ChadNauseam · 2024-10-31T03:43:11 1730346191

For a lot of the content they were trained on, it seems like the easiest way to predict the next token would be to model the world or work with axioms. So how do we know that an LLM isn't doing these things internally?

thomashop · 2024-10-31T04:00:55 1730347255

In fact, it looks like the model is doing those things internally.

  We argue that representations in AI models, particularly deep networks, are converging. First, we survey many examples of convergence in the literature: over time and across multiple domains, the ways by which different neural networks represent data are becoming more aligned. Next, we demonstrate convergence across data modalities: as vision models and language models get larger, they measure distance between datapoints in a more and more alike way. We hypothesize that this convergence is driving toward a shared statistical model of reality, akin to Plato’s concept of an ideal reality. We term such a representation the platonic representation and discuss several possible selective pressures toward it. Finally, we discuss the implications of these trends, their limitations, and counterexamples to our analysis.

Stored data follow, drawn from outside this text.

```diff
diff --git a/smooth_feedback_amd/qp.py b/smooth_feedback_amd/qp.py
--- a/smooth_feedback_amd/qp.py
+++ b/smooth_feedback_amd/qp.py
@@ -336,6 +336,13 @@
         _capi.check(_capi.lib.sfb_sparse_qp_plan_get_factor_order(self._h, int(bool(fallback)), _ptr(r)))
         return r
 
+    def copy_stats(self, fallback=False):
+        sec, lin = np.zeros((2, 4), dtype=np.int64), np.zeros((2, 4), dtype=np.int64)
+        lay, h = C.c_int32(0), C.c_uint64(0)
+        _capi.check(_capi.lib.sfb_sparse_qp_plan_copy_stats(self._h, int(bool(fallback)), _ptr(sec), _ptr(lin), C.byref(lay),
+                                                            C.byref(h)))
+        return {"sectors": sec, "lines": lin, "layout": lay.value, "sweep_hash": h.value}
+
     def close(self):
         if getattr(self, "_h", None):
             _capi.lib.sfb_sparse_qp_plan_destroy(self._h)
```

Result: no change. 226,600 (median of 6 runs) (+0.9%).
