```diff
@@ -144,7 +144,8 @@
                 zins=(1, 1), bias: Optional[Tensor] = None, mod: Optional[Tensor] = None, mod_sn: int = 0,
                 ln=None, act_in: int = 0, dact_z: Optional[Tensor] = None, act_d: int = 0, res: Optional[Tensor] = None,
                 ctx: Optional[Tensor] = None, cctx: int = 0, ctx_sn: int = 0, pad=None, parity4_w: Optional[Tensor] = None,
-                pool=(1, 1), x_amax=None, out_amax: Optional[Tensor] = None, h2_only: bool = False):
+                pool=(1, 1), x_amax=None, out_amax: Optional[Tensor] = None, h2_only: bool = False,
+                act_out: int = 0, out_dact: Optional[Tensor] = None, dact_mul: bool = False, plan_only: bool = False):
     out_strides = (0, 0, 0, 0)
     if not out.is_contiguous():
         out_strides = tuple(out.stride())
@@ -164,7 +165,14 @@
                        dact_z_ptr=None if dact_z is None else dact_z.data_ptr(), act_d=act_d,
                        res_ptr=None if res is None else res.data_ptr(),
                        w_wino4_ptr=None if getattr(pk, 'wino4', None) is None else pk.wino4.data_ptr(),
-                       pad=pad, out_strides=out_strides, pool=pool, w_wino4_zp_ptr=None if zp is None else zp.data_ptr())
+                       pad=pad, out_strides=out_strides, pool=pool, w_wino4_zp_ptr=None if zp is None else zp.data_ptr(),
+                       act_out=act_out, out_dact_ptr=None if out_dact is None else out_dact.data_ptr(), dact_mul=dact_mul)
+    if plan_only:
+        return ops.conv_path(d)
+    if act_out or dact_mul:
+        assert getattr(pk, 'h2', None) is None and parity4_w is None and tuple(pool) == (1, 1) and not h2_only
+        ops.conv_igemm(d)
+        return d
     if pool != (1, 1):
         if tuple(pool) == (2, 2) and ops.H2_POOL and x_amax is not None and getattr(pk, 'h2', None) is not None:
             packing = pk.h2_pool()
@@ -569,7 +577,27 @@
         row = mod_all[lo:] if per_image else mod_all
         return row[:, blk.mod_off:], (self.mod_total if per_image else 0)
 
-    def _block_fwd(self, blk: _Block, a: Tensor, mod_all, lo, per_image, saved):
+    def _act_once(self, blk: _Block, a: Tensor, mod, mod_sn) -> bool:
+        n, c, h, w = a.shape
+        if not ops.act_once_width(c) or blk.act != ACT_IDS['SiLU'] or mod is None:
+            return False
+        key = (n, h, w, mod_sn, a.device, ops.MULTIPLY)
+        hit = getattr(blk, '_act_once', None)
+        if hit is None or hit[0] != key:
+            c1, c2 = blk.conv1, blk.conv2
+            p1, p2, p2t = c1.fwd(), c2.fwd(), c2.bwd()
+            ok = all(getattr(pk, 'h2', None) is None for pk in (p1, p2, p2t)) and (c1.sh, c1.sw, c2.sh, c2.sw) == (1, 1, 1, 1)
+            if ok:
+                t = torch.empty_like(a)
+                src = planar_source(t)
+                ok = (launch_conv(p1, src, t, h, w, circular=c1.circular, bias=p1.bias, mod=mod, mod_sn=mod_sn, ln=(t, t),
+                                  act_out=blk.act, out_dact=a, plan_only=True) == 2 and
+                      launch_conv(p2, src, t, h, w, circular=c2.circular, bias=p2.bias, res=a, plan_only=True) == 2 and
+                      launch_conv(p2t, src, t, h, w, circular=c2.circular, dact_z=a, dact_mul=True, plan_only=True) == 2)
+            hit = blk._act_once = (key, ok)
+        return hit[1]
+
+    def _block_fwd(self, blk: _Block, a: Tensor, mod_all, lo, per_image, saved, train: bool = False):
         n, c, h, w = a.shape
         dev = a.device
         mod, mod_sn = self._mod_for(blk, mod_all, lo, per_image)
@@ -589,6 +617,18 @@
         mean = torch.empty(n * h * w, device=dev, dtype=torch.float32)
         rstd = torch.empty_like(mean)
         ops.ln_stats(a, mod, mod_sn, blk.ln.eps, self.unbiased, mean, rstd)
+        if not train and self._act_once(blk, a, mod, mod_sn):
+            s = torch.empty_like(a)
+            dz = torch.empty_like(a) if saved is not None else None
+            pk = c1.fwd()
+            launch_conv(pk, planar_source(a), s, h, w, circular=c1.circular, bias=pk.bias, mod=mod, mod_sn=mod_sn, ln=(mean, rstd),
+                        act_out=blk.act, out_dact=dz)
+            y = torch.empty_like(a)
+            pk = c2.fwd()
+            launch_conv(pk, planar_source(s), y, h, w, circular=c2.circular, bias=pk.bias, res=a)
+            if saved is not None:
+                saved.append((a, mean, rstd, None, dz))
+            return y
         z = torch.empty_like(a)
         pk = c1.fwd()
         z_amax = getattr(pk, 'out_amax', None)
@@ -638,7 +678,7 @@
             dims.append((h, w))
             for bi, blk in enumerate(lev.descent):
                 rec = [] if save else None
-                a = self._block_fwd(blk, a, mod_all, lo, per_image, rec)
+                a = self._block_fwd(blk, a, mod_all, lo, per_image, rec, train)
                 if save:
                     saved['blocks'][('d', lvl, bi)] = rec[0]
             skips.append(a)
@@ -647,7 +687,7 @@
             lev = L[lvl]
             for bi, blk in enumerate(lev.ascent):
                 rec = [] if save else None
-                a = self._block_fwd(blk, a, mod_all, lo, per_image, rec)
+                a = self._block_fwd(blk, a, mod_all, lo, per_image, rec, train)
                 if save:
                     saved['blocks'][('a', lvl, bi)] = rec[0]
             tl = lev.tail
@@ -676,11 +716,13 @@
         return saved
 
     def _block_bwd(self, blk: _Block, g: Tensor, rec, mod_all, lo, per_image, g_amax_in=None, pg: Optional['ParamGrads'] = None):
-        a, mean, rstd, z = rec
+        a, mean, rstd, z = rec[:4]
+        dz = rec[4] if len(rec) > 4 else None
+        assert dz is None or (pg is None and z is None), 'the training route keeps z'
         n, c, h, w = a.shape
         mod, mod_sn = self._mod_for(blk, mod_all, lo, per_image)
         c1, c2 = blk.conv1, blk.conv2
-        if (pg is None and c1.circular == c2.circular and (c1.sh, c1.sw, c2.sh, c2.sw) == (1, 1, 1, 1) and
+        if (dz is None and pg is None and c1.circular == c2.circular and (c1.sh, c1.sw, c2.sh, c2.sw) == (1, 1, 1, 1) and
                 ops.block1d_eligible(c, h, c1.fwd(), c2.fwd())):
             gx = torch.empty_like(a)
             ops.block1d_bwd(g, a, z, mean, rstd, mod, mod_sn, c1.bwd(), c2.bwd(), c1.circular, blk.act, self.unbiased, gx)
@@ -690,7 +732,10 @@
         g_amax = gz_amax = None
         if getattr(pk2, 'h2', None) is not None and g.is_contiguous():
             g_amax, gz_amax = (g_amax_in if g_amax_in is not None else ops.absmax(g, pk2.in_amax)), pk2.out_amax
-        d2 = launch_conv(pk2, planar_source(g), gz, h, w, circular=c2.circular, dact_z=z, act_d=blk.act, x_amax=g_amax, out_amax=gz_amax)
+        if dz is not None:
+            d2 = launch_conv(pk2, planar_source(g), gz, h, w, circular=c2.circular, dact_z=dz, dact_mul=True)
+        else:
+            d2 = launch_conv(pk2, planar_source(g), gz, h, w, circular=c2.circular, dact_z=z, act_d=blk.act, x_amax=g_amax, out_amax=gz_amax)
         if not (d2 is not None and d2.w_h2):
             gz_amax = None
         if pg is not None:
diff --git a/sda_amd/ops.py b/sda_amd/ops.py
--- a/sda_amd/ops.py
+++ b/sda_amd/ops.py
@@ -74,7 +74,8 @@
                    stride_h=1, stride_w=1, circular=False, up_h=1, up_w=1, zins_h=1, zins_w=1,
                    ctx_ptr=None, cctx=0, ctx_sn=0, mod_ptr=None, mod_sn=0, ln_mean_ptr=None, ln_rstd_ptr=None,
                    act_in=0, bias_ptr=None, dact_z_ptr=None, act_d=0, res_ptr=None,
-                   w_wino4_ptr=None, pad=None, out_strides=(0, 0, 0, 0), pool=(1, 1), w_wino4_zp_ptr=None) -> ConvDesc:
+                   w_wino4_ptr=None, pad=None, out_strides=(0, 0, 0, 0), pool=(1, 1), w_wino4_zp_ptr=None,
+                   act_out=0, out_dact_ptr=None, dact_mul=False) -> ConvDesc:
     d = ConvDesc()
     d.x = x_ptr
     d.x_sn_outer, d.x_sn_inner, d.n_inner, d.x_n_off = x_sn_outer, x_sn_inner, n_inner, x_n_off
@@ -99,6 +100,7 @@
     d.out_sn, d.out_sc, d.out_sy, d.out_sx = out_strides
     d.pool_h, d.pool_w = pool
     d.w_wino4_zp = w_wino4_zp_ptr
+    d.act_out, d.out_dact, d.dact_mul = act_out, out_dact_ptr, int(bool(dact_mul))
     return d
 
 
@@ -218,6 +220,21 @@
 
 
 PARITY4 = os.environ.get('SDA_CONV_PAR4', '1') != '0'
+
+W4_ACT_ONCE = os.environ.get('SDA_W4_ACT_ONCE', '1') != '0'
+ACT_ONCE_CHANNELS = frozenset((384,))
+ACT_ONCE_FORCE = False
+
+
+def set_act_once(mode) -> object:
+    global W4_ACT_ONCE, ACT_ONCE_FORCE
+    prev = True if ACT_ONCE_FORCE else (None if W4_ACT_ONCE else False)
+    W4_ACT_ONCE, ACT_ONCE_FORCE = mode is not False, mode is True
+    return prev
+
+
+def act_once_width(c: int) -> bool:
+    return W4_ACT_ONCE and (ACT_ONCE_FORCE or c in ACT_ONCE_CHANNELS)
 WINO4_BM64 = os.environ.get('SDA_W4_BM64', '1') != '0'
 
 
```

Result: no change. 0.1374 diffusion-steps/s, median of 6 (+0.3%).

https://arxiv.org/html/2405.07987v5

_heimdall · 2024-10-31T13:30:08 1730381408

Unless I misread this paper, their argument is entirely hypothetical. Meaning that the LLM is still a black box and they can only hypothesise what is going internally by viewing the output(s) and guessing at what it would take to get there.

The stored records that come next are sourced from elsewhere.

+template <int NCT>
+__device__ __forceinline__ void dense_bwd_body(const float* __restrict__ dout, const float* __restrict__ probs,
+                                               const float* __restrict__ in, const float* __restrict__ w,
+                                               float* __restrict__ dw, float* __restrict__ dbias, float* __restrict__ din,
+                                               int B, int NF, int NC, int blk, float* smem) {
+  float* dl = smem;
+  float* pw = dl + B * NC;
+  for (int idx = threadIdx.x; idx < B * NC; idx += blockDim.x) {
+    const int b = idx / NC;
+    dl[idx] = dense_dl(dout, probs, b, idx - b * NC, NC, dense_dot(dout, probs, b, NC));
+  }
+  __syncthreads();
+  if (blk == 0 && (int)threadIdx.x < NC) {
+    float s = 0.f;
+    for (int b = 0; b < B; ++b) s += dl[b * NC + threadIdx.x];
+    dbias[threadIdx.x] = s;
+  }
+  const int f = threadIdx.x & 63, slice = threadIdx.x >> 6;
+  const int i = blk * 64 + f;
+  const bool live = i < NF;
+  float wv[NCT], acc[NCT];
+#pragma unroll
+  for (int j = 0; j < NCT; ++j) {
+    wv[j] = (live && j < NC) ? w[(int64_t)j * NF + i] : 0.f;
+    acc[j] = 0.f;
+  }
+  for (int b0 = slice; b0 < B; b0 += 32) {
+    float v[8];
+#pragma unroll
+    for (int u = 0; u < 8; ++u) v[u] = (live && b0 + 4 * u < B) ? in[(int64_t)(b0 + 4 * u) * NF + i] : 0.f;
+#pragma unroll
+    for (int u = 0; u < 8; ++u) {
+      const int b = b0 + 4 * u;
+      if (b < B) {
+        float d = 0.f;
+#pragma unroll
+        for (int j = 0; j < NCT; ++j)
+          if (j < NC) {
+            const float g = dl[b * NC + j];
+            acc[j] += g * v[u];
+            d += wv[j] * g;
+          }
+        if (din && live) din[(int64_t)b * NF + i] = d;
+      }
+    }
+  }
+#pragma unroll
+  for (int j = 0; j < NCT; ++j) pw[(slice * NCT + j) * 64 + f] = acc[j];
+  __syncthreads();
+  if (slice == 0 && live) {
+#pragma unroll
+    for (int j = 0; j < NCT; ++j)
+      if (j < NC)
+        dw[(int64_t)j * NF + i] = (pw[j * 64 + f] + pw[(NCT + j) * 64 + f]) + (pw[(2 * NCT + j) * 64 + f] + pw[(3 * NCT + j) * 64 + f]);
+  }
+}
+
+__device__ __forceinline__ void renorm_row_body(float* __restrict__ row, int cols, float maxnorm, float* red) {
+  const bool vec = (cols & 3) == 0 && (reinterpret_cast<uintptr_t>(row) & 15) == 0;
+  float v[1] = {0.f};
+  if (vec) {
+    const float4* row4 = reinterpret_cast<const float4*>(row);
+    const int n4 = cols >> 2;
+    float a[4] = {0.f, 0.f, 0.f, 0.f};
+    for (int i0 = threadIdx.x; i0 < n4; i0 += 1024) {
+      float4 q[4];
+#pragma unroll
+      for (int u = 0; u < 4; ++u) q[u] = i0 + 256 * u < n4 ? row4[i0 + 256 * u] : make_float4(0.f, 0.f, 0.f, 0.f);
+#pragma unroll
+      for (int u = 0; u < 4; ++u) a[u] += (q[u].x * q[u].x + q[u].y * q[u].y) + (q[u].z * q[u].z + q[u].w * q[u].w);
+    }
+    v[0] = (a[0] + a[1]) + (a[2] + a[3]);
+  } else {
+    for (int i = threadIdx.x; i < cols; i += 256) v[0] += row[i] * row[i];
+  }
+  block_sum_256<1>(v, red);
+  if (threadIdx.x == 0) {
+    float norm = sqrtf(v[0]);
+    red[8] = norm > maxnorm ? maxnorm / (norm + 1e-7f) : 1.f;
+  }
+  __syncthreads();
+  const float s = red[8];
+  if (s == 1.f) return;
+  if (vec) {
+    float4* row4 = reinterpret_cast<float4*>(row);
+    const int n4 = cols >> 2;
+    for (int i0 = threadIdx.x; i0 < n4; i0 += 1024) {
+      float4 q[4];
+#pragma unroll
+      for (int u = 0; u < 4; ++u) q[u] = i0 + 256 * u < n4 ? row4[i0 + 256 * u] : make_float4(0.f, 0.f, 0.f, 0.f);
+#pragma unroll
+      for (int u = 0; u < 4; ++u)
+        if (i0 + 256 * u < n4) row4[i0 + 256 * u] = make_float4(q[u].x * s, q[u].y * s, q[u].z * s, q[u].w * s);
+    }
+  } else {
+    for (int i = threadIdx.x; i < cols; i += 256) row[i] *= s;
+  }
+}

There's nothing wrong with a hypothesis or that process, but it means we still don't know whether models are doing this or not.

thomashop · 2024-10-31T14:30:24 1730385024

Maybe I mixed up that paper with another but the one I meant to post shows that you can read something like a world model from the activations of the layers.

There was a paper that shows a model trained on Othello moves creates a model of the board, models the skill level of their opponent and more.

_heimdall · 2024-10-31T12:15:32 1730376932

Well my understanding is that there's ultimately the black box problem. We keep building these models and the output seems to get better, but we can't actually inspect how they work internally.

wg0 · 2024-10-31T13:27:07 1730381227

How do we know Santa doesn't exist? Maybe he does.